Según un análisis publicado por Infobae, los alimentos en España han subido un 45% desde 2021.

Los salarios, en ese mismo periodo, han subido un 17%.

La diferencia no es un matiz. Es una brecha de 28 puntos que afecta directamente al poder adquisitivo real de cualquier profesional en activo.

Ese es el contexto en el que alguien decide meterse en un programa ejecutivo que cuesta entre 8.000 y 18.000 euros.

No con beca de empresa. No con cofinanciación. Con su propio dinero. Con sus ahorros. A veces con un préstamo.

El argumento que se dan a sí mismos es siempre el mismo: "Es una inversión en mí mismo."

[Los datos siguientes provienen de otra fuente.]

template <int NCOLS, int EPI, int TMASK, bool RING2>
__device__ __forceinline__ void gemv_phase(const GemvArgs &a, char *smem, float *red, int *ctr, unsigned long long *best) {
  const int tid0 = tid_opaque();
  const int wave = __builtin_amdgcn_readfirstlane(tid0 >> 6), lane = tid0 & 63;
  const int K = a.K;
  const Geo g = geo_for(K);
  const int w1 = a.wg0[1], w2 = a.wg0[2], w3 = a.wg0[3];
  const int un0 = a.units[0], un1 = a.units[1], un2 = a.units[2];
  const int ub0 = a.ubase[0], ub1 = a.ubase[1], ub2 = a.ubase[2], ur0 = a.urem[0], ur1 = a.urem[1], ur2 = a.urem[2];
  const int nr0 = a.nrows[0], nr1 = a.nrows[1], nr2 = a.nrows[2];
  const uint8_t *b0 = a.m[0].base, *b1 = a.m[1].base, *b2 = a.m[2].base;
  const unsigned by0 = a.m[0].bytes, by1 = a.m[1].bytes, by2 = a.m[2].bytes;
  const int ty0 = a.m[0].type, ty1 = a.m[1].type, ty2 = a.m[2].type;
  const int bx = (int)blockIdx.x;
  int mi = 0;
  if constexpr (EPI == EPI_QKV) mi = bx >= w2 ? 2 : (bx >= w1 ? 1 : 0);
  const int wgb = EPI == EPI_QKV ? (mi == 0 ? 0 : (mi == 1 ? w1 : w2)) : 0;
  const int wge = EPI == EPI_QKV ? (mi == 0 ? w1 : (mi == 1 ? w2 : w3)) : (int)gridDim.x;
  const int units = EPI == EPI_QKV ? (mi == 0 ? un0 : (mi == 1 ? un1 : un2)) : un0;
  const int wi = bx - wgb;
  const int ub = EPI == EPI_QKV ? (mi == 0 ? ub0 : (mi == 1 ? ub1 : ub2)) : ub0, ur = EPI == EPI_QKV ? (mi == 0 ? ur0 : (mi == 1 ? ur1 : ur2)) : ur0;
  (void)wge; (void)units;
  Job jb{};
  jb.nseg = (EPI == EPI_GLU || EPI == EPI_RESID2) ? 2 : 1;
  jb.rgpu = a.rgpu;
  jb.mat[0].base = mi == 0 ? b0 : (mi == 1 ? b1 : b2);
  jb.mat[0].bytes = mi == 0 ? by0 : (mi == 1 ? by1 : by2);
  jb.mat[0].type = mi == 0 ? ty0 : (mi == 1 ? ty1 : ty2);
  jb.mat[0].n = 0; jb.mat[0].k = K;
  if constexpr (EPI == EPI_GLU) { jb.mat[1].base = b1; jb.mat[1].bytes = by1; jb.mat[1].type = ty1; jb.mat[1].n = 0; jb.mat[1].k = K; } else jb.mat[1] = jb.mat[0];
  jb.nrows = mi == 0 ? nr0 : (mi == 1 ? nr1 : nr2);
  jb.u0 = wi * ub + min(wi, ur); jb.u1 = jb.u0 + ub + (wi < ur ? 1 : 0);
  jb.sel = a.expert_sel; jb.sel_mode = EPI == EPI_RESID2 ? 2 : 1;
  jb.upe = a.upe;
  jb.ergs = (a.nrows[0] + g.R - 1) / g.R;
  jb.tl = a.tl;
  const int mode = act_mode_for(jb.mat[0].type);
  constexpr int NCI = EPI == EPI_RESID2 ? 2 : NCOLS;

  ActRegs<1> pre;
  const size_t img_bytes = act_bytes(K, NCI);
  const bool from_img = a.x_img != nullptr;
  const void *xsrc = from_img ? a.x_img : (const void *)a.x;
  const unsigned xbytes = from_img ? (unsigned)img_bytes : (unsigned)K * 4u;
  const float *nw_eff = from_img ? nullptr : a.norm_w;
  auto stage = [&](int st, int q) {
    if (st == 0) pre = act_issue_all<1>(xsrc, xbytes, nw_eff, K, q);
    else if (st == 1) act_sumsq_all<NCI, 1>(red, pre, a.x, a.ldx, nw_eff, K, q);
    else if (from_img) img_finish_all<1>(smem, pre, a.x_img, img_bytes, q);
    else act_quantize_all<NCI, 1>(smem, red, pre, a.x, a.ldx, a.norm_w, a.eps, K, mode, q);
  };
  const bool sbar = nw_eff != nullptr;
  constexpr bool AUX_RING = NCOLS == 1;
  const int lpr = 4 * g.LPC;
  const int rr = lane / lpr;
  const bool own = (lane & (lpr - 1)) == owner_off(g);
  if constexpr (EPI == EPI_STORE || EPI == EPI_RESID) {
    const float ascale = a.acc_scale ? *a.acc_scale : 1.0f;
    auto load_aux = [&](int row) {
      AuxV<NCOLS> v;
      const int rc = min(row, jb.nrows - 1);
#pragma unroll
      for (int c = 0; c < NCOLS; ++c) { v.a[c] = 0.f; v.b[c] = 0.f; if constexpr (EPI == EPI_RESID) v.a[c] = a.out[(size_t)c * a.out_stride + rc]; }
      return v;
    };
    auto auxf = [&](int row0) {
      if constexpr (AUX_RING) return load_aux(row0 + rr); else return NoAux{};
    };
    auto epi = [&](int, int row0, int nvalid, int, const float(&sum)[NCOLS], const auto &axr) {
      AuxV<NCOLS> ax;
      if constexpr (AUX_RING) ax = axr; else ax = load_aux(row0 + rr);
      if (own && rr < nvalid) {
#pragma unroll
        for (int c = 0; c < NCOLS; ++c) {
          float *o = a.out + (size_t)c * a.out_stride + row0 + rr;
          if constexpr (EPI == EPI_RESID) *o = ax.a[c] * a.resid_scale + sum[c] * ascale;
          else {
            *o = sum[c];
            if constexpr (NCOLS == 1) { if (a.amax) { const unsigned long long key = pack_max_key(sum[c], row0 + rr); *best = key > *best ? key : *best; } }
          }
        }
      }
    };
    MRS_DEC_TYPE_SWITCH(jb.mat[0].type, { stream<TT, NCOLS, false, RING2>(jb, K, NCI, mode, smem, ctr, sbar, stage, auxf, epi); })
  } else if constexpr (EPI == EPI_RESID2) {
    static_assert(EPI != EPI_RESID2 || NCOLS == 1, "one accumulator column; the image has two");
    const float w0 = a.acc_scale[0], w1 = a.acc_scale[1];
    float s0save = 0.0f;
    auto auxf = [&](int row0) {
      AuxV<1> v; v.a[0] = 0.f; v.b[0] = 0.f;
      const int row = row0 + rr;
      v.a[0] = a.out[min(row, jb.nrows - 1)];
      return v;
    };
    auto epi = [&](int seg, int row0, int nvalid, int, const float(&sum)[1], const AuxV<1> &ax) {
      if (seg == 0) {
        s0save = sum[0];
      } else if (own && rr < nvalid) {
        const float h1 = ax.a[0] * a.resid_scale + s0save * w0;
        a.out[row0 + rr] = h1 * 1.0f + sum[0] * w1;
      }
    };
    MRS_DEC_TYPE_SWITCH(jb.mat[0].type, { stream<TT, 1, true, RING2>(jb, K, NCI, mode, smem, ctr, sbar, stage, auxf, epi); })
  } else if constexpr (EPI == EPI_GLU) {
    float gsave[NCOLS];
#pragma unroll
    for (int c = 0; c < NCOLS; ++c) gsave[c] = 0.0f;
    auto auxf = [](int) { return NoAux{}; };
    auto epi = [&](int seg, int row0, int nvalid, int, const float(&sum)[NCOLS], const NoAux &) {
      if (seg == 0) {
#pragma unroll
        for (int c = 0; c < NCOLS; ++c) gsave[c] = sum[c];
      } else if (own && rr < nvalid) {
        const int row = row0 + rr;
        const int slot = a.slots > 1 ? row / a.nrows[0] : 0;
#pragma unroll
        for (int c = 0; c < NCOLS; ++c)
          a.out[(size_t)slot * a.slot_out_stride + (size_t)c * a.out_stride + (row - slot * a.nrows[0])] = (a.activation == 0 ? silu_engine(gsave[c]) : glu_act(gsave[c], a.activation)) * sum[c];
      }
    };
    MRS_DEC_TYPE_SWITCH(jb.mat[0].type, { stream<TT, NCOLS, false, RING2>(jb, K, NCI, mode, smem, ctr, sbar, stage, auxf, epi); })
  } else {
    int posv[NCOLS], slotv[NCOLS];
#pragma unroll
    for (int c = 0; c < NCOLS; ++c) { posv[c] = a.positions[c]; slotv[c] = mi == 0 ? 0 : (int)a.slot_mapping[c]; }
    auto load_aux = [&](int row) {
      AuxV<NCOLS> v;
      const int pair_i = (row & (a.head_dim - 1)) >> 1;
      const bool rot = mi < 2 && pair_i < a.rot_pairs;
      const int pi = min(pair_i, a.rot_pairs - 1);
#pragma unroll
      for (int c = 0; c < NCOLS; ++c) {
        const size_t ti = (size_t)posv[c] * a.rot_pairs + pi;
        const float cs = a.cos_t[ti], sn = a.sin_t[ti];
        v.a[c] = rot ? cs : 1.0f; v.b[c] = rot ? sn : 0.0f;
      }
      return v;
    };
    auto auxf = [&](int row0) {
      if constexpr (AUX_RING) return load_aux(row0 + rr); else return NoAux{};
    };
    float prev[NCOLS];
#pragma unroll
    for (int c = 0; c < NCOLS; ++c) prev[c] = 0.0f;
    auto epi = [&](int, int row0, int nvalid, int rgl, const float(&sum)[NCOLS], const auto &axr) {
      AuxV<NCOLS> ax;
      if constexpr (AUX_RING) ax = axr; else ax = load_aux(row0 + rr);
      const bool single = g.R == 1;
      if (single && (rgl & 1) == 0) {
#pragma unroll
        for (int c = 0; c < NCOLS; ++c) prev[c] = sum[c];
        return;
      }
      const int row = row0 + rr;
      const bool odd = single ? true : (row & 1) != 0;
      const int lr = single ? row - 1 : (row & ~1);
      const int head = lr >> a.hd_shift, dd = lr & (a.head_dim - 1);
      const bool nx = a.neox && mi < 2;
      const int d0 = nx ? dd >> 1 : dd, d1 = nx ? d0 + (a.head_dim >> 1) : dd + 1;
#pragma unroll
      for (int c = 0; c < NCOLS; ++c) {
        const float other = single ? prev[c] : __shfl(sum[c], lane ^ lpr, 64);
        const float xs = odd ? other : sum[c], ys = odd ? sum[c] : other;
        float x, y;
        rope_pair<float>(xs, ys, ax.a[c], ax.b[c], x, y);
        const bool wr0 = single ? own : (own && rr < nvalid && !odd), wr1 = single ? own : (own && rr < nvalid && odd);
        if (wr0 || wr1) {
          if (mi == 0) {
            if (wr0) a.q_out[(size_t)c * a.nrows[0] + head * a.head_dim + d0] = x;
            if (wr1) a.q_out[(size_t)c * a.nrows[0] + head * a.head_dim + d1] = y;
          } else {
            const int slot = slotv[c];
            if (slot >= 0) {
              const unsigned blk = (unsigned)slot >> a.bs_shift, off = (unsigned)slot & (unsigned)(a.block_size - 1);
              uint16_t *kc = (uint16_t *)a.k_cache, *vc = (uint16_t *)a.v_cache;
              const uint16_t xb = a.kv_f16 ? float_to_half_bits(x) : float_to_bf16_bits(x), yb = a.kv_f16 ? float_to_half_bits(y) : float_to_bf16_bits(y);
              if (mi == 1) {
                const int X = a.cache_x;
                const size_t hb = ((size_t)blk * a.num_kv_heads + head) * (size_t)(a.head_dim >> a.x_shift);
                if (wr0) kc[(hb + ((unsigned)d0 >> a.x_shift)) * a.block_size * X + off * X + ((unsigned)d0 & (unsigned)(X - 1))] = xb;
                if (wr1) kc[(hb + ((unsigned)d1 >> a.x_shift)) * a.block_size * X + off * X + ((unsigned)d1 & (unsigned)(X - 1))] = yb;
              } else {
                const size_t o = (((size_t)blk * a.num_kv_heads + head) * a.head_dim + dd) * a.block_size + off;
                if (wr0) vc[o] = xb;
                if (wr1) vc[o + a.block_size] = yb;
              }
            }
          }
        }
      }
    };
    MRS_DEC_TYPE_SWITCH(jb.mat[0].type, { stream<TT, NCOLS, false, RING2>(jb, K, NCI, mode, smem, ctr, sbar, stage, auxf, epi); })
  }
}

Y puede serlo. Pero la mayoría de las veces no lo es.

Porque hay una diferencia enorme entre un programa ejecutivo que tu empresa paga porque cree que vas a generar más valor, y uno que pagas tú porque la marca en el CV te parece convincente.

Esa diferencia no está en el contenido del programa. Está en quién asume el riesgo económico.

Cuando el prestigio no tiene precio, lo pones tú

El mercado de programas ejecutivos en España mueve cifras importantes.

Las principales escuelas de negocio —IE Business School, IESE, ESADE— tienen programas de entre 10.000 y 25.000 euros dirigidos a profesionales con cinco o más años de experiencia.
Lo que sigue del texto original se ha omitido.